## PROBLEM REQUIREMENTS
Each line of the data below holding the word "extra" must be copied.

[Stored items]
@@ -71,17 +78,12 @@
   const int C = a.C;
   const size_t blk = (size_t)G::FN * C;
   constexpr bool COOP = (R == 8);
-  const long long task_raw = (long long)(a.rev ? nblocks - 1 - bid : bid) * NW + wave;
-  const bool valid = task_raw < a.ntasks;
-  const long long task = valid ? task_raw : a.ntasks - 1;
-  const int sgm = (int)(task % a.nseg);
-  const Pair pq = make_pair<CMODE>(task / a.nseg, C, a.nsig);
-  const bool has1 = pq.has1;
-  const int n0 = sgm * a.seglen;
-  const int n1 = min(a.nblk, n0 + a.seglen);
+  const int T = COOP ? a.T : 1;
+  const long long first = (long long)(a.rev ? nblocks - 1 - bid : bid) * (NW * T);
+  const int nmine = (int)min(a.ntasks - first, (long long)(NW * T));
+  const long long pair0 = first / a.nseg;
+  const unsigned sgm0 = (unsigned)(first - pair0 * a.nseg);
   using spec_t = typename std::conditional<IOF == 2 || QUANT, int16_t, float>::type;
-  const spec_t* X0 = reinterpret_cast<const spec_t*>(a.X) + row_off(pq.b0, a.Kp, 0, blk, pq.c0);
-  const spec_t* X1 = reinterpret_cast<const spec_t*>(a.X) + row_off(pq.b1, a.Kp, 0, blk, pq.c1);
   using hold_t = typename std::conditional<QUANT, QGran, v4f>::type;
   constexpr bool BW_REGS = QUANT && R == 8;
   uint32_t bw[BW_REGS ? R : 1];
@@ -89,135 +91,179 @@
 #pragma unroll
     for (int i = 0; i < R; ++i) bw[i] = qr->band32[64 * i + lane];
   }
-  auto load_frame = [&](int n, const spec_t* r0, const spec_t* r1, hold_t (&dst)[R]) {
-    if constexpr (QUANT) {
-      const size_t mc = (size_t)qr->M * C;
-      const int8_t* sf0 = qr->sf + row_off(pq.b0, a.Kp, n, mc, pq.c0);
-      const int8_t* sf1 = qr->sf + row_off(pq.b1, a.Kp, n, mc, pq.c1);
-      if constexpr (BW_REGS) {
-        load_row_q<CMODE, R>(r0, r1, sf0, sf1, bw, has1, lane, dst);
+  constexpr bool AHEAD = (R == 8);
+  auto pin_p1 = [&]() {
+    if constexpr (COOP) {
+#pragma unroll
+      for (int k = 1; k < R; ++k) per_round(p1[k]);
+    }
+  };
+  v2f hand[R];
+#pragma unroll
+  for (int r = 0; r < R; ++r) hand[r] = v2f{0.f, 0.f};
+
+  for (int t = 0; t < T; ++t) {
+    per_round(lane);
+    const int mine = t * NW + wave;
+    const bool valid = mine < nmine;
+    const unsigned ofs = sgm0 + (unsigned)(valid ? mine : nmine - 1);
+    const unsigned dp = ofs / (unsigned)a.nseg;
+    const int sgm = (int)(ofs - dp * (unsigned)a.nseg);
+    const Pair pq = make_pair<CMODE>(pair0 + dp, C, a.nsig);
+    const bool has1 = pq.has1;
+    const int n0 = sgm * a.seglen;
+    const int n1 = min(a.nblk, n0 + a.seglen);
+    const spec_t* X0 = reinterpret_cast<const spec_t*>(a.X) + row_off(pq.b0, a.Kp, 0, blk, pq.c0);
+    const spec_t* X1 = reinterpret_cast<const spec_t*>(a.X) + row_off(pq.b1, a.Kp, 0, blk, pq.c1);
+    auto load_frame = [&](int n, const spec_t* r0, const spec_t* r1, hold_t (&dst)[R]) {
+      if constexpr (QUANT) {
+        const size_t mc = (size_t)qr->M * C;
+        const int8_t* sf0 = qr->sf + row_off(pq.b0, a.Kp, n, mc, pq.c0);
+        const int8_t* sf1 = qr->sf + row_off(pq.b1, a.Kp, n, mc, pq.c1);
+        if constexpr (BW_REGS) {
+          load_row_q<CMODE, R>(r0, r1, sf0, sf1, bw, has1, lane, dst);
+        } else {
+          uint32_t bl[R];
+#pragma unroll
+          for (int i = 0; i < R; ++i) bl[i] = qr->band32[64 * i + lane];
+          load_row_q<CMODE, R>(r0, r1, sf0, sf1, bl, has1, lane, dst);
+        }
+      } else if constexpr (IOF == 2) load_row_h<Bf16Fmt, CMODE, R>(r0, r1, C, has1, lane, dst);
+      else load_row<CMODE, R>(r0, r1, C, has1, lane, dst);
+    };
+    const size_t ts0 = ((size_t)pq.b0 * C + pq.c0) * FH, ts1 = ((size_t)pq.b1 * C + pq.c1) * FH;
+    const bool left = valid && n0 >= 1;
+    const bool deferred = COOP && left && wave > 0;
+    const bool handed = COOP && left && wave == 0 && t > 0;
+
+    auto emit = [&](int n, const v2f (&now)[R], const v2f (&cin)[R]) {
+      v4f row[R];
+      v2f xe[R], xo_in[R], xo[R];
+#pragma unroll
+      for (int j2 = 0; j2 < R; ++j2) {
+        const v2f ab = reinterpret_cast<const v2f*>(tab + G::I_COEF)[j2 * 64 + lane];
+        const v2f o1 = ab.x * now[j2] + ab.y * cin[j2];
+        const v2f o2 = ab.y * now[j2] - ab.x * cin[j2];
+        xe[(j2 + R / 2) & (R - 1)] = (j2 < R / 2) ? o2 : o1;
+        xo_in[j2] = (j2 < R / 2) ? o1 : o2;
+      }
+      rev_exchange<R / 2 - 1, R>(buf, lane, xo_in, xo);
+#pragma unroll
+      for (int i = 0; i < R; ++i) row[i] = v4f{xe[i].x, xe[i].y, xo[i].x, xo[i].y};
+      const size_t o0 = row_off(pq.b0, a.nblk, n, blk, pq.c0), o1 = row_off(pq.b1, a.nblk, n, blk, pq.c1);
+      if constexpr (OIOF != 0)
+        store_row_h<typename RowFmt<OIOF>::type, CMODE, R>(static_cast<int16_t*>(a.x) + o0, static_cast<int16_t*>(a.x) + o1, C, has1, lane, row);
+      else store_row<CMODE, R>(static_cast<float*>(a.x) + o0, static_cast<float*>(a.x) + o1, C, has1, lane, row);
+    };
+
+    v2f carry[R], now0[R];
+#pragma unroll
+    for (int r = 0; r < R; ++r) {
+      carry[r] = v2f{0.f, 0.f};
+      now0[r] = v2f{0.f, 0.f};
+    }
+    const bool extra = left && !deferred && !handed;
+    hold_t ahead[R], row[R];
+#pragma unroll
+    for (int i = 0; i < R; ++i) {
+      ahead[i] = hold_t{};
+      row[i] = hold_t{};
+    }
+    if (valid) {
+      if (extra) load_frame(n0 - 1, X0 + (size_t)(n0 - 1) * blk, X1 + (size_t)(n0 - 1) * blk, row);
+      if (AHEAD && n0 < a.Kp) load_frame(n0, X0 + (size_t)n0 * blk, X1 + (size_t)n0 * blk, ahead);
+    }
+    if (valid) {
+      if (extra) {
+        v2f dummy[R];
+        if constexpr (QUANT) {
+          v4f frm[R];
+          dequant_frame<R>(row, frm);
+          idct_frame<R>(frm, buf, tab, p1, lane, dummy, carry);
+        } else {
+          idct_frame<R>(row, buf, tab, p1, lane, dummy, carry);
+        }
       } else {
-        uint32_t bl[R];
-#pragma unroll
-        for (int i = 0; i < R; ++i) bl[i] = qr->band32[64 * i + lane];
-        load_row_q<CMODE, R>(r0, r1, sf0, sf1, bl, has1, lane, dst);
-      }
-    } else if constexpr (IOF == 2) load_row_h<Bf16Fmt, CMODE, R>(r0, r1, C, has1, lane, dst);
-    else load_row<CMODE, R>(r0, r1, C, has1, lane, dst);
-  };
-  const size_t ts0 = ((size_t)pq.b0 * C + pq.c0) * FH, ts1 = ((size_t)pq.b1 * C + pq.c1) * FH;
-  constexpr bool AHEAD = (R == 8);
-  const bool left = valid && n0 >= 1;
-  const bool deferred = COOP && left && wave > 0;
-
-  auto emit = [&](int n, const v2f (&now)[R], const v2f (&cin)[R]) {
-    v4f row[R];
-    v2f xe[R], xo_in[R], xo[R];
-#pragma unroll
-    for (int j2 = 0; j2 < R; ++j2) {
-      const v2f ab = reinterpret_cast<const v2f*>(tab + G::I_COEF)[j2 * 64 + lane];
-      const v2f o1 = ab.x * now[j2] + ab.y * cin[j2];
-      const v2f o2 = ab.y * now[j2] - ab.x * cin[j2];
-      xe[(j2 + R / 2) & (R - 1)] = (j2 < R / 2) ? o2 : o1;
-      xo_in[j2] = (j2 < R / 2) ? o1 : o2;
-    }
-    rev_exchange<R / 2 - 1, R>(buf, lane, xo_in, xo);
-#pragma unroll
-    for (int i = 0; i < R; ++i) row[i] = v4f{xe[i].x, xe[i].y, xo[i].x, xo[i].y};
-    const size_t o0 = row_off(pq.b0, a.nblk, n, blk, pq.c0), o1 = row_off(pq.b1, a.nblk, n, blk, pq.c1);
-    if constexpr (OIOF != 0)
-      store_row_h<typename RowFmt<OIOF>::type, CMODE, R>(static_cast<int16_t*>(a.x) + o0, static_cast<int16_t*>(a.x) + o1, C, has1, lane, row);
-    else store_row<CMODE, R>(static_cast<float*>(a.x) + o0, static_cast<float*>(a.x) + o1, C, has1, lane, row);
-  };
-
-  v2f carry[R], now0[R];
-#pragma unroll
-  for (int r = 0; r < R; ++r) {
-    carry[r] = v2f{0.f, 0.f};
-    now0[r] = v2f{0.f, 0.f};
-  }
-  if (valid) {
-    hold_t ahead[R];
-    if (left && !deferred) {
-      hold_t row[R];
-      load_frame(n0 - 1, X0 + (size_t)(n0 - 1) * blk, X1 + (size_t)(n0 - 1) * blk, row);
-      if (AHEAD && n0 < a.Kp) load_frame(n0, X0 + (size_t)n0 * blk, X1 + (size_t)n0 * blk, ahead);
-      v2f dummy[R];
-      if constexpr (QUANT) {
-        v4f frm[R];
-        dequant_frame<R>(row, frm);
-        idct_frame<R>(frm, buf, tab, p1, lane, dummy, carry);
-      } else {
-        idct_frame<R>(row, buf, tab, p1, lane, dummy, carry);
-      }
-    } else {
-      if (AHEAD && n0 < a.Kp) load_frame(n0, X0 + (size_t)n0 * blk, X1 + (size_t)n0 * blk, ahead);
-      if (!left && a.tail_in) {
+        if (handed) {
+#pragma unroll
+          for (int r = 0; r < R; ++r) carry[r] = hand[r];
+        } else if (!left && a.tail_in) {
+#pragma unroll
+          for (int j2 = 0; j2 < R; ++j2) {
+            const int k = lane + 64 * j2;
+            const int j = (j2 < R / 2) ? (FH - 1 - 2 * k) : (2 * k - FH);
+            carry[j2].x = a.tail_in[ts0 + j];
+            carry[j2].y = has1 ? a.tail_in[ts1 + j] : 0.f;
+          }
+        }
+      }
+
+      for (int n = n0; n < n1; ++n) {
+        v2f now[R], nxt[R];
+        if (n < a.Kp) {
+          if (!AHEAD) load_frame(n, X0 + (size_t)n * blk, X1 + (size_t)n * blk, ahead);
+          pin_p1();
+          if constexpr (QUANT) {
+            v4f frm[R];
+            dequant_frame<R>(ahead, frm);
+            idct_frame<R>(frm, buf, tab, p1, lane, now, nxt);
+          } else {
+            idct_frame<R>(ahead, buf, tab, p1, lane, now, nxt);
+          }
+          if (AHEAD && n + 1 < n1 && n + 1 < a.Kp)
+            load_frame(n + 1, X0 + (size_t)(n + 1) * blk, X1 + (size_t)(n + 1) * blk, ahead);
+        } else {
+#pragma unroll
+          for (int r = 0; r < R; ++r) {
+            now[r] = v2f{0.f, 0.f};
+            nxt[r] = v2f{0.f, 0.f};
+          }
+        }
+        if (deferred && n == n0) {
+#pragma unroll
+          for (int r = 0; r < R; ++r) now0[r] = now[r];
+        } else {
+          emit(n, now, carry);
+        }
+#pragma unroll
+        for (int r = 0; r < R; ++r) carry[r] = nxt[r];
+      }
+
+      if (a.tail_out && n1 == a.nblk) {
 #pragma unroll
         for (int j2 = 0; j2 < R; ++j2) {
           const int k = lane + 64 * j2;
           const int j = (j2 < R / 2) ? (FH - 1 - 2 * k) : (2 * k - FH);
-          carry[j2].x = a.tail_in[ts0 + j];
-          carry[j2].y = has1 ? a.tail_in[ts1 + j] : 0.f;
-        }
-      }
-    }
-
-    for (int n = n0; n < n1; ++n) {
-      v2f now[R], nxt[R];
-      if (n < a.Kp) {
-        if (!AHEAD) load_frame(n, X0 + (size_t)n * blk, X1 + (size_t)n * blk, ahead);
-        if constexpr (QUANT) {
-          v4f frm[R];
-          dequant_frame<R>(ahead, frm);
-          idct_frame<R>(frm, buf, tab, p1, lane, now, nxt);
-        } else {
-          idct_frame<R>(ahead, buf, tab, p1, lane, now, nxt);
-        }
-        if (AHEAD && n + 1 < n1 && n + 1 < a.Kp)
-          load_frame(n + 1, X0 + (size_t)(n + 1) * blk, X1 + (size_t)(n + 1) * blk, ahead);
+          a.tail_out[ts0 + j] = carry[j2].x;
+          if (has1) a.tail_out[ts1 + j] = carry[j2].y;
+        }
+      }
+    }
+
+    if (COOP) {
+      wave_sync();
+      if (valid) {
+#pragma unroll
+        for (int r = 0; r < R; ++r) *reinterpret_cast<v2f*>(buf + 8 * lane + 512 * r) = carry[r];
+      }
+      __syncthreads();
+      v2f cin[R];
+#pragma unroll
+      for (int r = 0; r < R; ++r) cin[r] = v2f{0.f, 0.f};
+      if (deferred) {
+#pragma unroll
+        for (int r = 0; r < R; ++r) cin[r] = *reinterpret_cast<const v2f*>(buf - WAVE_LDS + 8 * lane + 512 * r);
+      }
+      if (t + 1 < T) {
+#pragma unroll
+        for (int r = 0; r < R; ++r) hand[r] = *reinterpret_cast<const v2f*>(lds + (NW - 1) * WAVE_LDS + 8 * lane + 512 * r);
       } else {
 #pragma unroll
-        for (int r = 0; r < R; ++r) {
-          now[r] = v2f{0.f, 0.f};
-          nxt[r] = v2f{0.f, 0.f};
-        }
-      }
-      if (deferred && n == n0) {
-#pragma unroll
-        for (int r = 0; r < R; ++r) now0[r] = now[r];
-      } else {
-        emit(n, now, carry);
-      }
-#pragma unroll
-      for (int r = 0; r < R; ++r) carry[r] = nxt[r];
-    }
-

## EXERCISE RESULT
+    const bool extra = left && !deferred && !handed;
+      if (extra) load_frame(n0 - 1, X0 + (size_t)(n0 - 1) * blk, X1 + (size_t)(n0 - 1) * blk, row);
+      if (extra) {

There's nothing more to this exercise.